Prof. Teixidó has presented various oral communications in national and international scientific meetings. She has co-directed 7 doctoral theses and is co-directing 3 more. During her career she has participated in several research projects founded by different national and international agencies and different patient associations. Together with Ernest Giralt she is principal investigator in theI+D project from MINECO: Peptides as therapeutic agents: modulation of protein-protein interactions and brain delivery.

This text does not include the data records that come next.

# fusioninfer/fusioninfer

Hardware: NVIDIA H100
Metric: routing decisions/sec (4K-tok prompts x 1024 endpoints); achieved HBM GB/s (higher is better)
Workload: dtype u64

## Files before the change

fusioninfer_b200/csrc/engine.cu:

```cuda
#include <cuda_runtime.h>
#include <unistd.h>
#include <dlfcn.h>

#include <algorithm>
#include <atomic>
#include <chrono>
#include <cmath>
#include <condition_variable>
#include <cstdio>
#include <cstdlib>
#include <cstring>
#include <functional>
#include <memory>
#include <mutex>
#include <string>
#include <thread>
#include <unordered_set>
#include <vector>

#include <sched.h>

#include "../../include/fi_epp.h"
#include "cuda_owned.h"
#include "kernels.cuh"
// ... 149 lines not shown

  fi_epp_config cfg;
  std::mutex mu;
  std::string err;
  int sm_count = 132;
  uint32_t MP = 0;
  uint32_t W = 0;
  uint32_t P = 0;
  bool fast_hash = false;

  static constexpr int kMaxFeedSlices = 16;
  Event ev_copy[kMaxFeedSlices];
  uint32_t feed_slices = 8;
  DevPtr<uint64_t> d_chain2;
  DevPtr<uint32_t> d_nblocks2;
  Event ev_in, ev_a[2], ev_b[2];
  Event ev_pick;
  Event ev_plain;
  uint64_t pipe_seq = 0;
  static constexpr int kTicketRing = 8;
  Event ev_ticket[kTicketRing];
  uint64_t tickets = 0;
  uint64_t slot_ticket[2] = {~0ull, ~0ull};
  uint32_t slot_R[2] = {0, 0};
  Event ev_slot_read[2];
  Event ev_index, ev_user, ev_done, ev_ctr;

  DevPtr<uint8_t> d_prompts;
  DevPtr<uint64_t> d_offsets;
  DevPtr<uint64_t> d_h0;
  DevPtr<uint64_t> d_chain;
  DevPtr<uint32_t> d_nblocks;
  DevPtr<fi_pick> d_picks;
  Staging<fi_pick> ranked;
  Staging<uint32_t> subsets;
  Staging<uint16_t> counts;
  std::unique_ptr<ShardState> shard;
  PeerXchg px{};
  bool split_hash = false;
  uint32_t chain_rows = 0;
  DevPtr<unsigned long long> d_probed;
  DevPtr<uint32_t> d_work;
  PinnedPtr<fi_pick> h_picks;
  PinnedPtr<uint64_t> h_offsets;
  PinnedPtr<uint64_t> h_h0;
  PinnedPtr<uint32_t> h_nblocks;

// ... 819 lines not shown
    }
    LaunchScope ls(h, h->s_index.get(), K_INDEX);
    FI_CUDA(launch_index_clear_counted(h->ix.v, h->d_ctr.get(), h->dlru->clears.get(), r_total[k], h->dlru->ctr.get() + 2, lo, EL, h->rank, glog,
                                       h->s_index.get()));
  }
  return update_end(h, Readback::kIndexAndLru);
}

bool early_exit_hashing(const fi_epp* h, bool chains_wanted) {
  return h->world == 1 && h->fast_hash && !chains_wanted && h->cfg.lru_capacity == 0;
}

unsigned long long* hashed_counter(fi_epp* h) { return h->profiling ? h->d_probed.get() + 6 : nullptr; }

int run_hash(fi_epp* h, const uint8_t* d_prompts, const uint64_t* d_offsets, const uint64_t* d_h0, uint32_t r0,
             uint32_t R, cudaStream_t s, const IndexView* early) {
  uint64_t* chain = h->d_chain.get() + (size_t)r0 * h->MP;
  uint32_t* nb = h->d_nblocks.get() + r0;
  LaunchScope ls(h, s, K_HASH);
  if (h->fast_hash) {
    FI_CUDA(launch_hash_chain(d_prompts, d_offsets + r0, d_h0 + r0, R, h->cfg.block_bytes, h->cfg.max_blocks, h->MP,
                              chain, nb, h->sm_count, s, early, hashed_counter(h)));
  } else {
    FI_CUDA(launch_hash_generic(d_prompts, d_offsets + r0, d_h0 + r0, R, h->cfg.block_bytes, h->cfg.max_blocks, h->MP,
                                chain, nb, s));
  }
  return FI_OK;
}

int nccl_allgather_on(fi_epp* h, ncclComm_t comm, const void* send, void* recv, size_t bytes, cudaStream_t s) {
  int rc = g_nccl.AllGather(send, recv, bytes, ncclInt8, comm, s);
  if (rc != ncclSuccess)
    return fail(h, FI_ERR_COMM, std::string("ncclAllGather: ") + (g_nccl.GetErrorString ? g_nccl.GetErrorString(rc) : "error"));
  return FI_OK;
}
int nccl_allgather(fi_epp* h, const void* send, void* recv, size_t bytes) {
  return nccl_allgather_on(h, h->shard->comm, send, recv, bytes, h->s_main.get());
// ... 226 lines not shown
  const uint32_t S = h->feed_slices;
  if (feed && !sharded && h->fast_hash && S > 1 && R >= 64 * S && feed->offsets[R] >= (8ull << 20)) {
    uint8_t* dp = const_cast<uint8_t*>(c.prompts);
    const uint32_t per = (((R + S - 1) / S) + 31) & ~31u;
    uint32_t used = 0;
    for (uint32_t k = 0; k * per < R; ++k, ++used) {
      const uint32_t r0 = k * per, r1 = std::min(R, r0 + per);
      const uint64_t b0 = feed->offsets[r0], b1 = feed->offsets[r1];
      if (b1 > b0) FI_CUDA(cudaMemcpyAsync(dp + b0, feed->prompts + b0, b1 - b0, cudaMemcpyHostToDevice, h->s_copy.get()));
      FI_CUDA(cudaEventRecord(h->ev_copy[k].get(), h->s_copy.get()));
    }
    h->stats.h2d_bytes += feed->offsets[R];
    for (uint32_t k = 0; k < used; ++k) {
      const uint32_t r0 = k * per, Rk = std::min(per, R - r0);
      FI_CUDA(cudaStreamWaitEvent(h->s_main.get(), h->ev_copy[k].get(), 0));
      rc = run_hash(h, c.prompts, c.offsets, c.h0, r0, Rk, h->s_main.get(), early);
      if (rc != FI_OK) return rc;
      MatchParams ms = mp;
      ms.chain = mp.chain + (size_t)r0 * h->MP;
      ms.nblocks = mp.nblocks + r0;
      ms.offsets = mp.offsets ? mp.offsets + r0 : nullptr;
      ms.adapters = mp.adapters ? mp.adapters + r0 : nullptr;
      ms.subsets = mp.subsets ? mp.subsets + (size_t)r0 * mp.sub_pitch : nullptr;
      ms.h0 = mp.h0 + r0;
      ms.r_base = r0;
      ms.R = Rk;
      ms.out = mp.out ? mp.out + (size_t)r0 * h->P * std::max(c.k, 1u) : nullptr;
      ms.counts = mp.counts ? mp.counts + (size_t)r0 * h->cfg.endpoint_count : nullptr;
      ms.work_counter = h->d_work.get() + k;
      LaunchScope ls(h, h->s_main.get(), K_MATCH);
      FI_CUDA(launch_match_pick(ms, h->sm_count, h->s_main.get()));
    }
    return FI_OK;
  }
  if (feed && feed->offsets[R]) {
    FI_CUDA(cudaMemcpyAsync(const_cast<uint8_t*>(c.prompts), feed->prompts, feed->offsets[R], cudaMemcpyHostToDevice, h->s_main.get()));
    h->stats.h2d_bytes += feed->offsets[R];
  }
  if (!sharded) {
    rc = run_hash(h, c.prompts, c.offsets, c.h0, 0, R, h->s_main.get(), early);
    if (rc != FI_OK) return rc;
    LaunchScope ls(h, h->s_main.get(), K_MATCH);
    FI_CUDA(launch_match_pick(mp, h->sm_count, h->s_main.get()));
    return FI_OK;
  }

  if (h->split_hash && h->fast_hash && R >= 32 * h->world) {
    const uint32_t per = (((R + h->world - 1) / h->world) + 31) & ~31u;
    const uint32_t r0 = std::min(R, h->rank * per), r1 = std::min(R, r0 + per);
    if (r1 > r0) {
      rc = run_hash(h, c.prompts, c.offsets, c.h0, r0, r1 - r0, h->s_main.get(), nullptr);
      if (rc != FI_OK) return rc;
    }
    rc = nccl_allgather(h, h->d_chain.get() + (size_t)h->rank * per * h->MP, h->d_chain.get(), (size_t)per * h->MP * sizeof(uint64_t));
    if (rc != FI_OK) return rc;
// ... 60 lines not shown
  return FI_OK;
}

int issue_ticket(fi_epp* h, uint64_t* t) {
  FI_CUDA(cudaEventRecord(h->ev_ticket[h->tickets % fi_epp::kTicketRing].get(), h->s_main.get()));
  *t = h->tickets++;
  return FI_OK;
}

int submit_pick(fi_epp* h, const PickCall& c, cudaStream_t us, uint64_t* ticket, bool lagged) {
  const uint32_t R = c.R;
  int rc = settle_updates(h, lagged);
  if (rc != FI_OK) return rc;
  if (!h->d_chain2) {
    DevPtr<uint64_t> chain;
    DevPtr<uint32_t> nb;
    FI_CUDA(cuda_alloc(chain, (size_t)h->cfg.max_batch * h->MP));
    FI_CUDA(cuda_alloc(nb, h->cfg.max_batch));
    h->d_chain2 = std::move(chain);
    h->d_nblocks2 = std::move(nb);
  }
  if (!h->profiling && h->trace_call >= 0 && (long)h->stats.pick_calls >= h->trace_call &&
      (long)h->stats.pick_calls < h->trace_call + 3) {
    if ((long)h->stats.pick_calls == h->trace_call) {
      if (!h->ev_trace0) cuda_create(h->ev_trace0, cudaEventDefault);
      FI_CUDA(cudaStreamSynchronize(h->s_main.get()));
      FI_CUDA(cudaStreamSynchronize(h->s_a.get()));
      FI_CUDA(cudaEventRecord(h->ev_trace0.get(), h->s_main.get()));
      FI_CUDA(cudaStreamWaitEvent(h->s_a.get(), h->ev_trace0.get(), 0));
    }
    h->tracing = true;
  } else if (h->tracing && (long)h->stats.pick_calls >= h->trace_call + 3) {
    h->tracing = false;
  }
  const uint32_t slot = (uint32_t)(h->pipe_seq & 1);
  uint64_t* chain = slot ? h->d_chain2.get() : h->d_chain.get();
  uint32_t* nb = slot ? h->d_nblocks2.get() : h->d_nblocks.get();
  FI_CUDA(cudaEventRecord(h->ev_in.get(), us));
  FI_CUDA(cudaStreamWaitEvent(h->s_a.get(), h->ev_in.get(), 0));
  if (h->pipe_seq >= 2) FI_CUDA(cudaStreamWaitEvent(h->s_a.get(), h->ev_b[slot].get(), 0));
  FI_CUDA(cudaStreamWaitEvent(h->s_a.get(), h->ev_plain.get(), 0));
  rc = wait_slot_readers(h, slot, h->s_a.get());
  if (rc != FI_OK) return rc;
  MatchParams mp;
  rc = prepare_match(h, c, chain, nb, mp);
  if (rc != FI_OK) return rc;
  const bool early = early_exit_hashing(h, c.chains_out != nullptr);
  if (early) FI_CUDA(cudaStreamWaitEvent(h->s_a.get(), h->ev_index.get(), 0));
  {
    LaunchScope ls(h, h->s_a.get(), K_HASH);
    FI_CUDA(launch_hash_chain(c.prompts, c.offsets, c.h0, R, h->cfg.block_bytes, h->cfg.max_blocks, h->MP, chain, nb,
                              h->sm_count, h->s_a.get(), early ? &mp.ix : nullptr, hashed_counter(h)));
  }
  FI_CUDA(cudaEventRecord(h->ev_a[slot].get(), h->s_a.get()));
  FI_CUDA(cudaStreamWaitEvent(h->s_main.get(), h->ev_a[slot].get(), 0));
  mp.work_counter = h->d_work.get() + 8 + slot;
  {
    LaunchScope ls(h, h->s_main.get(), K_MATCH);
    FI_CUDA(launch_match_pick(mp, h->sm_count, h->s_main.get()));
  }
  rc = copy_chains_out(h, chain, c.chains_out, R, cudaMemcpyDeviceToDevice, h->s_main.get());
  if (rc != FI_OK) return rc;
  FI_CUDA(cudaEventRecord(h->ev_b[slot].get(), h->s_main.get()));
  FI_CUDA(cudaEventRecord(h->ev_pick.get(), h->s_main.get()));
  rc = issue_ticket(h, ticket);
  if (rc != FI_OK) return rc;
  h->slot_ticket[slot] = *ticket;
// ... 212 lines not shown
  if (const char* e = std::getenv("FI_EPP_FEED_SLICES")) {
    const long v = std::strtol(e, nullptr, 10);
    h->feed_slices = (uint32_t)std::min<long>(std::max<long>(v, 1), fi_epp::kMaxFeedSlices);
  }
  for (Event* e : {&h->ev_index, &h->ev_user, &h->ev_done, &h->ev_ctr}) FI_TRY(cuda_create(*e));
  FI_TRY(cudaEventRecord(h->ev_index.get(), h->s_index.get()));
  const uint64_t R = cfg->max_batch;
  h->chain_rows = (uint32_t)((R + 31) / 32 * 32);
  if (cfg->endpoint_count < cfg->num_endpoints) h->chain_rows += 32 * (FI_MAX_RANKS + 1);
  if (const char* e = std::getenv("FI_EPP_SHARD_HASH")) h->split_hash = std::strcmp(e, "split") == 0;
  FI_TRY(cuda_alloc(h->d_prompts, h->cfg.max_prompt_bytes + 64));
  FI_TRY(cuda_alloc(h->d_offsets, R + 1));
  FI_TRY(cuda_alloc(h->d_h0, R));
  FI_TRY(cuda_alloc(h->d_chain, (size_t)h->chain_rows * h->MP));
  FI_TRY(cuda_alloc(h->d_nblocks, h->chain_rows));
  FI_TRY(cuda_alloc(h->d_picks, R * h->P));
  FI_TRY(cuda_alloc(h->d_probed, 8));
  FI_TRY(cudaMemset(h->d_probed.get(), 0, 8 * sizeof(unsigned long long)));
  FI_TRY(cuda_alloc(h->d_work, 16));
  FI_TRY(cudaMemset(h->d_work.get(), 0, 16 * sizeof(uint32_t)));
  FI_TRY(cuda_alloc(h->h_picks, R * h->P));
  FI_TRY(cuda_alloc(h->h_offsets, R + 1));
  FI_TRY(cuda_alloc(h->h_h0, R));
  FI_TRY(cuda_alloc(h->h_nblocks, R));

  FI_TRY(cuda_alloc(h->d_ctr, 1));
  FI_TRY(cudaMemset(h->d_ctr.get(), 0, sizeof(IndexCounters)));
  FI_TRY(cuda_alloc(h->h_ctr, 1));
  std::memset(h->h_ctr.get(), 0, sizeof(IndexCounters));
  {
// ... 1341 lines not shown
```

fusioninfer_b200/csrc/hash_kernels.cu:

```cuda
#include "kernels.cuh"
#include "xxh64.cuh"
#include "xxh64_sm100.cuh"
#include "index_device.cuh"

namespace fi {

namespace {

__device__ __forceinline__ uint64_t make_evict_first_policy() {
  uint64_t pol;
  asm volatile("createpolicy.fractional.L2::evict_first.b64 %0, 1.0;\n" : "=l"(pol));
  return pol;
}
__device__ __forceinline__ uint4 ld_stream_v4(const uint4* p, uint64_t pol) {
  uint4 v;
  asm volatile("ld.global.nc.L1::evict_first.L2::cache_hint.v4.u32 {%0, %1, %2, %3}, [%4], %5;\n"
               : "=r"(v.x), "=r"(v.y), "=r"(v.z), "=r"(v.w)
               : "l"(p), "l"(pol));
  return v;
}

struct Stripe {
  uint32_t w[8];
};
// ... 55 lines not shown
  const uint32_t sh = (uint32_t)(addr & 7) * 8;
  XAcc2 a = xacc2_init();
  if constexpr (STRIPES == 0) {
#pragma unroll 2
    for (uint32_t s = 0; s < B / 32; ++s) xacc2_stripe_at(a, wp + 4 * (uint64_t)s, sh);
  } else {
#pragma unroll
    for (int s = 0; s < STRIPES; ++s) xacc2_stripe_at(a, wp + 4 * s, sh);
  }
  return xacc2_finish(a, (uint64_t)B + 8);
}

enum : int { kHashFull = 0, kHashFullCounted = 1, kHashEarly = 2 };

__device__ __forceinline__ uint32_t ld_volatile_shared(const uint32_t* p) { return *reinterpret_cast<const volatile uint32_t*>(p); }
__device__ __forceinline__ uint64_t ld_chain_cta(const uint64_t* p) {
  uint64_t v;
  asm volatile("ld.relaxed.cta.global.u64 %0, [%1];\n" : "=l"(v) : "l"(p) : "memory");
  return v;
}
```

In addition she has participated in various collaborations with industry (Menarini Laboratories, Farmhispania, Pharmamar, Cancer Research Technology, Zyentia Ltd., Janssen, Bioingenium, L’Oreal). More recently and through the initiatives such as Llavor, MAP-EADA and XXI Fòrum d'Inversió ACCIÓ, she has gain training and expertise in the Biotech Entrepreneur Arena. 

Wilfred van der Donk
Richard E. Heckert Professor of Chemistry
University of Illinois at Urbana-Champaign, USA

Wilfred van der Donk was born in the Netherlands and received his B.S. and M.S. from Leiden University, working in the laboratory of Jan Reedijk. He moved to the USA in 1989 to pursue his Ph.D. in organic chemistry under Kevin Burgess at Rice University. After postdoctoral work at MIT with JoAnne Stubbe, he joined the faculty at the University of Illinois in 1997, where he currently holds the Richard E. Heckert Chair in Chemistry. Since 2008, he is an Investigator of the Howard Hughes Medical Institute.
Research in his laboratory uses peptide chemistry, enzymology and molecular biology to gain a better understanding of the mechanisms of enzyme catalysis. His group is also exploring the utility of enzymes for synthetic purposes. Of particular interests have been enzymatic reactions in the biosynthesis of peptide antibiotics. 
His work has been recognized by a number of awards including an Alfred P. Sloan Fellowship (2001), Camille Dreyfus Teacher-Scholar Award (2002), ACS Pfizer Award (2004), ACS Cope Scholar Award (2006), the Jeremy Knowles Award of the Royal Society of Chemistry (2010), the Emil Thomas Kaiser Award of the Protein Society (2013), the Repligen Award (2017), and the Vincent du Vigneaud Award of the American Peptide Society (2017). He is a fellow of the Royal Society of Chemistry, the American Academy of Microbiology, and the American Academy of Arts and Sciences.